Computer modeling and simulation can significantly inform the design and outcomes of clinical trials, as highlighted by Commissioner Gottlieb in outlining FDA’s plan for implementing the 21st Century Cures Act in July. Greater use of in silico tools to evaluate new drugs and medical devices, explained the commissioner, may help predict clinical outcomes and safety issues, support evidence of effectiveness, optimize dosing, and evaluate potential adverse event mechanisms.
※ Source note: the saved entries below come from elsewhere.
# kuanyuke/BayHunter

Hardware: AMD Instinct MI355X
Metric: forward evals/sec (SWD+RF, 10-layer) (higher is better)
Workload: dtype f64; 1 GPU; joint10: rdispph+prf(201 samples, nsamp 512), 10 layers, 21 periods, 524288 models/GPU/step; models_per_gpu=524288, err_models=0, library=bayhunter_amd 0.2 (gfx950) src 067974131c026079, overlap=True

## Files before the change

### bayhunter_amd/csrc/kernels.hip

```cpp
#include <hip/hip_runtime.h>
#include <cstdlib>
#include "kernels.h"
#include "rf_core.h"
#include "swd_core.h"
#include "swd_team.h"

namespace bh {

static hipError_t ensure_dyn_lds(const void *func, size_t lds, size_t (&set)[16])
{
    if (lds <= 48 * 1024) return hipSuccess;
    int dev = 0;
    hipError_t e = hipGetDevice(&dev);
    if (e != hipSuccess) return e;
    dev &= 15;
    if (lds > set[dev]) {
        e = hipFuncSetAttribute(func, hipFuncAttributeMaxDynamicSharedMemorySize, (int)lds);
        if (e != hipSuccess) return e;
        set[dev] = lds;
    }
    return hipSuccess;
}

struct LdsLay {
    float *base;
    int L;
    __device__ __forceinline__ float d(int i) const { return base[(0 * L + i) * SWD_T]; }
    __device__ __forceinline__ float a(int i) const { return base[(1 * L + i) * SWD_T]; }
    __device__ __forceinline__ float b(int i) const { return base[(2 * L + i) * SWD_T]; }
    __device__ __forceinline__ float rho(int i) const { return base[(3 * L + i) * SWD_T]; }
    __device__ __forceinline__ void set_d(int i, float v) { base[(0 * L + i) * SWD_T] = v; }
    __device__ __forceinline__ void set_a(int i, float v) { base[(1 * L + i) * SWD_T] = v; }
    __device__ __forceinline__ void set_b(int i, float v) { base[(2 * L + i) * SWD_T] = v; }
    __device__ __forceinline__ void set_rho(int i, float v) { base[(3 * L + i) * SWD_T] = v; }
};

__device__ __forceinline__ void swd_bad_depth(const SwdArgs &A, const SwdTargetDev &tg, int t, long b)
{
    double *out = A.out + b * A.out_stride + tg.out_off;
    for (int k = 0; k < tg.nper; k++) out[k] = __builtin_nan("");
    A.err[b * A.ntargets + t] = 2;
}

struct QueueSrc {
    const SwdArgs &A;
    const SwdTargetDev &tg;
    unsigned int *counter;
    int t;
    long cur;
    __device__ __forceinline__ int next(LdsLay &lay, double *&out, double *&cws, double *&cbws)
    {
        unsigned int b;
        int nl;
        const int L = A.Lmax;
        for (;;) {
            b = atomicAdd(counter, 1u);
            if (b >= (unsigned int)A.B) return 0;
            if (A.order) b = (unsigned int)A.order[b];
            nl = A.nlay[b];
            if (nl >= 1 && nl <= L) break;
            swd_bad_depth(A, tg, t, b);
        }
        cur = b;
        const long g = (long)b * A.mstride;
        if (A.vec2) {
            constexpr int CH = 6;
            for (int l0 = 0; l0 < nl; l0 += 2 * CH) {
                double2 p[CH], q[CH];
#pragma unroll
                for (int u = 0; u < CH; u++)
                    if (l0 + 2 * u < nl) {
                        p[u] = *(const double2 *)(A.h + g + l0 + 2 * u);
                        q[u] = *(const double2 *)(A.vp + g + l0 + 2 * u);
                    }
#pragma unroll
                for (int u = 0; u < CH; u++) {
                    const int l = l0 + 2 * u;
                    if (l < nl) { lay.set_d(l, (float)p[u].x); lay.set_a(l, (float)q[u].x); }
                    if (l + 1 < nl) { lay.set_d(l + 1, (float)p[u].y); lay.set_a(l + 1, (float)q[u].y); }
                }
#pragma unroll
                for (int u = 0; u < CH; u++)
                    if (l0 + 2 * u < nl) {
                        p[u] = *(const double2 *)(A.vs + g + l0 + 2 * u);
                        q[u] = *(const double2 *)(A.rho + g + l0 + 2 * u);
                    }
#pragma unroll
                for (int u = 0; u < CH; u++) {
                    const int l = l0 + 2 * u;
                    if (l < nl) { lay.set_b(l, (float)p[u].x); lay.set_rho(l, (float)q[u].x); }
                    if (l + 1 < nl) { lay.set_b(l + 1, (float)p[u].y); lay.set_rho(l + 1, (float)q[u].y); }
                }
            }
        } else {
            for (int l = 0; l < nl; l++) {
                lay.set_d(l, (float)A.h[g + l]);
                lay.set_a(l, (float)A.vp[g + l]);
                lay.set_b(l, (float)A.vs[g + l]);
                lay.set_rho(l, (float)A.rho[g + l]);
            }
        }
        out = A.out + (long)b * A.out_stride + tg.out_off;
        if (tg.mode > 1) {
            cws = A.ws + ((long)t * 2 * BH_NP) * A.B + b;
            cbws = cws + (long)BH_NP * A.B;
        }
        return nl;
    }
    float *stage;
    __device__ __forceinline__ void put(SwdState &S, int k, int kmax, float v)
    {
        if (stage) stage[(k - 1) * SWD_T] = v;
        else swd_put_direct(S, k, kmax, v);
    }
    __device__ __forceinline__ void fill_zero(SwdState &S, int k, int kmax)
    {
        if (stage) { for (int i = k; i <= kmax; i++) stage[(i - 1) * SWD_T] = 0.f; }
        else swd_zero_direct(S, k, kmax);
    }
    __device__ __forceinline__ void done(int err)
    {
        A.err[cur * A.ntargets + t] = err;
        if (stage) {
            const int n = tg.nper;
            double *o = A.out + cur * A.out_stride + tg.out_off;
            int k = 0;
            if (((unsigned long long)o & 15) && n > 0) { o[0] = (double)stage[0]; k = 1; }
            for (; k + 1 < n; k += 2) swd_store_pair(o + k, stage[k * SWD_T], stage[(k + 1) * SWD_T]);
            if (k < n) o[k] = (double)stage[k * SWD_T];
        }
    }
    __device__ __forceinline__ void sphere(LdsLay &lay, int mmax, int ifunc) { swd_sphere(lay, mmax, ifunc); }
};

#ifndef BH_SWD_WAVES
#define BH_SWD_WAVES 2
#endif
#if defined(BH_LANE_PROFILE)
__device__ unsigned long long g_lane_prof[8];
template <class Lay, class Src>
__device__ __forceinline__ void swd_lane_prof(Lay &lay, Src &src, const SwdTargetDev &tg, const double *BH_RESTRICT per, int wss)
{
    SwdState S;
    swd_state_init(S);
    NevRegs nv;
    swd_nev_init(nv);
    nv.cycles = 0;
    unsigned long long td = 0, te = 0, tc = 0, n = 0, t0 = clock64(), t1;
    for (;;) {
        swd_events(S, lay, src, tg, per, wss);
        t1 = clock64(); td += t1 - t0; t0 = t1;
        if (S.st == SWD_ST_DONE) break;
        const double wvno = S.omega / S.ceval;
        const double del = (tg.iwave == 1) ? swd_dltar1(lay, S.mmax, S.llw, wvno, S.omega)
                                           : swd_dltar4(lay, S.mmax, S.llw, wvno, S.omega);
        t1 = clock64(); te += t1 - t0; t0 = t1;
        swd_control(S, del, nv);
        t1 = clock64(); tc += t1 - t0; t0 = t1;
        n++;
    }
    atomicAdd(&g_lane_prof[0], td);
    atomicAdd(&g_lane_prof[1], te);
    atomicAdd(&g_lane_prof[2], tc);
    atomicAdd(&g_lane_prof[3], n);
    atomicAdd(&g_lane_prof[4], nv.cycles);
}
extern "C" int bh_debug_lane_profile(unsigned long long *out, int reset)
{
    if (out && hipMemcpyFromSymbol(out, HIP_SYMBOL(g_lane_prof), sizeof(g_lane_prof)) != hipSuccess) return 1;
    if (reset) {
        unsigned long long z[8] = {0};
        if (hipMemcpyToSymbol(HIP_SYMBOL(g_lane_prof), z, sizeof(z)) != hipSuccess) return 1;
    }
    return 0;
}
#endif
__global__ __launch_bounds__(SWD_T) __attribute__((amdgpu_waves_per_eu(BH_SWD_WAVES, BH_SWD_WAVES))) void swd_kernel(SwdArgs A)
{
    extern __shared__ float lds[];
    const int t = blockIdx.y;
    if (!((A.tmask >> t) & 1u)) return;
    const SwdTargetDev tg = A.tg[t];
    LdsLay lay{lds + threadIdx.x, A.Lmax};
    QueueSrc src{A, tg, A.counters + t, t, 0, A.stage ? lds + 4 * A.Lmax * SWD_T + threadIdx.x : nullptr};
    double *perl = (double *)(lds + (4 * A.Lmax + A.stage) * SWD_T);
    for (int k = threadIdx.x; k < tg.nper; k += SWD_T) perl[k] = A.periods[tg.per_off + k];
    __syncthreads();
#if defined(BH_LANE_PROFILE)
    swd_lane_prof(lay, src, tg, perl, A.B);
#else
    swd_lane(lay, src, tg, perl, A.B, nullptr);
#endif
}

struct TeamLay {
    float *base;
    int L;
    __device__ __forceinline__ float d(int i) const { return base[i]; }
    __device__ __forceinline__ float a(int i) const { return base[L + i]; }
    __device__ __forceinline__ float b(int i) const { return base[2 * L + i]; }
    __device__ __forceinline__ float rho(int i) const { return base[3 * L + i]; }
    __device__ __forceinline__ void set_d(int i, float v) { base[i] = v; }
    __device__ __forceinline__ void set_a(int i, float v) { base[L + i] = v; }
    __device__ __forceinline__ void set_b(int i, float v) { base[2 * L + i] = v; }
    __device__ __forceinline__ void set_rho(int i, float v) { base[3 * L + i] = v; }
};

struct TeamSrc {
    const SwdArgs &A;
    const SwdTargetDev &tg;
    int t, lane, nlanes, taken;
    long b;
    unsigned int *queue;
    float *res;
    __device__ __forceinline__ int next(TeamLay &lay, double *&out, double *&cws, double *&cbws)
    {
        const int L = A.Lmax;
        int nl;
        for (;;) {
            if (queue) {
                int nb = 0;
                if (lane == 0) nb = (int)atomicAdd(queue, 1u);
                nb = __shfl(nb, (int)(threadIdx.x & 63) - lane, 64);
                if (nb >= A.B) return 0;
                b = A.order ? A.order[nb] : nb;
            } else {
                if (taken) return 0;
                taken = 1;
                if (A.order) b = A.order[b];
            }
            nl = A.nlay[b];
            if (nl >= 1 && nl <= L) break;
            if (lane == 0) swd_bad_depth(A, tg, t, b);
        }
        const long g = b * A.mstride;
        for (int l = lane; l < nl; l += nlanes) {
            lay.set_d(l, (float)A.h[g + l]);
            lay.set_a(l, (float)A.vp[g + l]);
            lay.set_b(l, (float)A.vs[g + l]);
            lay.set_rho(l, (float)A.rho[g + l]);
        }
        __syncthreads();
        out = A.out + b * A.out_stride + tg.out_off;
        if (tg.mode > 1) {
            cws = A.ws + ((long)t * 2 * BH_NP) * A.B + b;
            cbws = cws + (long)BH_NP * A.B;
        }
        return nl;
    }
    __device__ __forceinline__ void done(int err)
    {
        if (lane == 0) A.err[b * A.ntargets + t] = err;
        if (res && lane < tg.nper)
            A.out[b * A.out_stride + tg.out_off + lane] = (double)res[lane];
    }
    __device__ __forceinline__ void put(SwdState &S, int k, int kmax, float v)
    {
        if (res) { if (lane == 0) res[k - 1] = v; return; }
        if (lane == 0) swd_put_direct(S, k, kmax, v);
        else if ((k & 1) && k != kmax) S.pend = v;
    }
    __device__ __forceinline__ void fill_zero(SwdState &S, int k, int kmax)
    {
        if (res) {
            if (lane == 0)
                for (int i = k; i <= kmax; i++) res[i - 1] = 0.f;
            return;
        }
        if (lane == 0) swd_zero_direct(S, k, kmax);
    }
    __device__ __forceinline__ void sphere(TeamLay &lay, int mmax, int ifunc)
    {
        if (threadIdx.x < SWD_T) swd_sphere(lay, mmax, ifunc);
        __syncthreads();
    }
};
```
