# gk969/stm32-speech-recognition

Hardware: AMD Instinct MI355X
Metric: utterances/sec (256-frame, 100 templates) (higher is better)
Workload: dtype int32

## Files before the change

### stm32_speech_recognition_amd/csrc/k_mfcc.hip

```cpp
#include "sr_fft_dev.h"

#include <type_traits>

#ifndef SR_MEL_CHUNKED
#define SR_MEL_CHUNKED 1
#endif

namespace sr {

constexpr int kMfccWaves = 4;
constexpr int kFramesPerWave = 16, kFramesPerWaveMid = 4, kFramesPerWaveSmall = 1;
#ifndef SR_MAG_TAB_BINS
#define SR_MAG_TAB_BINS 8
#endif
constexpr int mfcc_tab_bins(int fpw) { return fpw == kFramesPerWave ? SR_MAG_TAB_BINS : 0; }
static_assert(SR_MAG_TAB_BINS == 0 || SR_MAG_TAB_BINS == 4 || SR_MAG_TAB_BINS == 8, "table bins per lane");
#ifndef SR_MFCC_PIPE
#define SR_MFCC_PIPE 1
#endif
#ifndef SR_MFCC_PIPE_PEEL
#define SR_MFCC_PIPE_PEEL 1
#endif
#ifndef SR_MFCC_PIPE_VMCNT
#define SR_MFCC_PIPE_VMCNT (SR_MFCC_PIPE_PEEL ? 3 : 0)
#endif
static_assert(SR_MFCC_PIPE_VMCNT == 0 || (SR_MFCC_PIPE_VMCNT == 3 && SR_MFCC_PIPE_PEEL), "younger loads counted by the wait");
constexpr bool mfcc_pipelined(int fpw) { return SR_MFCC_PIPE && mfcc_tab_bins(fpw) == 8; }
#ifndef SR_MFCC_TM_REGS
#define SR_MFCC_TM_REGS 1
#endif
#ifdef SR_INJECT_LDS_RACE
#undef SR_MFCC_TM_REGS
#define SR_MFCC_TM_REGS 0
#endif
constexpr bool mfcc_tm_regs(int fpw) { return SR_MFCC_TM_REGS && mfcc_pipelined(fpw); }
constexpr int kMelPad = kMel + 1;
__device__ __forceinline__ constexpr int mel_chunk_word(int j) { return 256 * ((j >> 2) & 1) + 4 * ((j >> 3) ^ (4 * ((j >> 2) & 1))) + (j & 3); }
#ifndef SR_MFCC_PREFIX_TID
#define SR_MFCC_PREFIX_TID 1
#endif
__device__ __forceinline__ constexpr int mel_prefix_word(int j)
{
#if SR_MFCC_PREFIX_TID
    return 64 * (j & 7) + (j >> 3);
#elif SR_MEL_CHUNKED
    return mel_chunk_word(j);
#else
    return j;
#endif
}
#pragma clang diagnostic push
#pragma clang diagnostic ignored "-Winline-asm"
__device__ __forceinline__ void mel_prefix_store(uint32_t base, const uint32_t (&pe)[8], const uint32_t (&po)[8])
{
    static_assert(kBins == 512, "the offsets below are written out for two halves of 512 words");
    asm volatile("s_mov_b32 m0, %16\n\ts_nop 0\n\t"
                 "ds_write_addtid_b32 %0\n\tds_write_addtid_b32 %1 offset:256\n\tds_write_addtid_b32 %2 offset:512\n\t"
                 "ds_write_addtid_b32 %3 offset:768\n\tds_write_addtid_b32 %4 offset:1024\n\tds_write_addtid_b32 %5 offset:1280\n\t"
                 "ds_write_addtid_b32 %6 offset:1536\n\tds_write_addtid_b32 %7 offset:1792\n\t"
                 "ds_write_addtid_b32 %8 offset:2048\n\tds_write_addtid_b32 %9 offset:2304\n\tds_write_addtid_b32 %10 offset:2560\n\t"
                 "ds_write_addtid_b32 %11 offset:2816\n\tds_write_addtid_b32 %12 offset:3072\n\tds_write_addtid_b32 %13 offset:3328\n\t"
                 "ds_write_addtid_b32 %14 offset:3584\n\tds_write_addtid_b32 %15 offset:3840"
                 :
                 : "v"(pe[0]), "v"(pe[1]), "v"(pe[2]), "v"(pe[3]), "v"(pe[4]), "v"(pe[5]), "v"(pe[6]), "v"(pe[7]), "v"(po[0]),
                   "v"(po[1]), "v"(po[2]), "v"(po[3]), "v"(po[4]), "v"(po[5]), "v"(po[6]), "v"(po[7]), "s"(base)
                 : "m0", "memory");
}
#pragma clang diagnostic pop
constexpr int mfcc_wave_lds_words(int fpw) { return kXchgWords + fpw * kMelPad + 64; }

template <typename Base>
struct MfccTabArgs : Base {
    const uint16_t *mag_q;
    uint32_t mag_table_off;
};
template <typename Base>
constexpr int mfcc_feat_kind<MfccTabArgs<Base>> = mfcc_feat_kind<Base>;
template <typename Base>
static MfccTabArgs<Base> mfcc_tab_args(const Base &b, const MfccMagTab &tab)
{
    MfccTabArgs<Base> r;
    static_cast<Base &>(r) = b;
    r.mag_q = tab.mag_q;
    r.mag_table_off = tab.mag_table_off;
    return r;
}
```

The “Cures” bill provides $500 million over nine years for FDA to carry out its many additional tasks and initiatives, including the development and publication of new guidance on the use of in silico tools for advancing drug development, similar to draft guidance already issued on submitting physiologically-based pharmacokinetic model data in drug applications. The program also will support FDA’s Center for Devices and Radiological Health in building in silico regulatory models for product design and evaluation, including the development of a digital library of models and a family of “virtual patients” for device testing. Gottlieb noted that modeling and simulation may assist in creating natural history databases to support more efficient drug development, as seen in current collaborations on natural history models in Parkinson’s disease, Huntington disease, Alzheimer’s disease, and muscular dystrophy.
Such approaches also may support development of targeted drugs by modeling how individual physiology and genetics can identify patient subgroups that need dose adjustments. In silico methods, moreover, can help assess the effects of drug interactions, renal impairment and hepatic insufficiency in patients.
These efforts to advance state-of-the-art technologies involve collaboration with external parties able to provide expertise and infrastructure. And they require further FDA investment in high performance computing that would enable FDA review staff to manipulate large data sets. FDA’s Scientific Computing Board is poised to help expand the agency’s computing capabilities and modeling approaches to support these initiatives.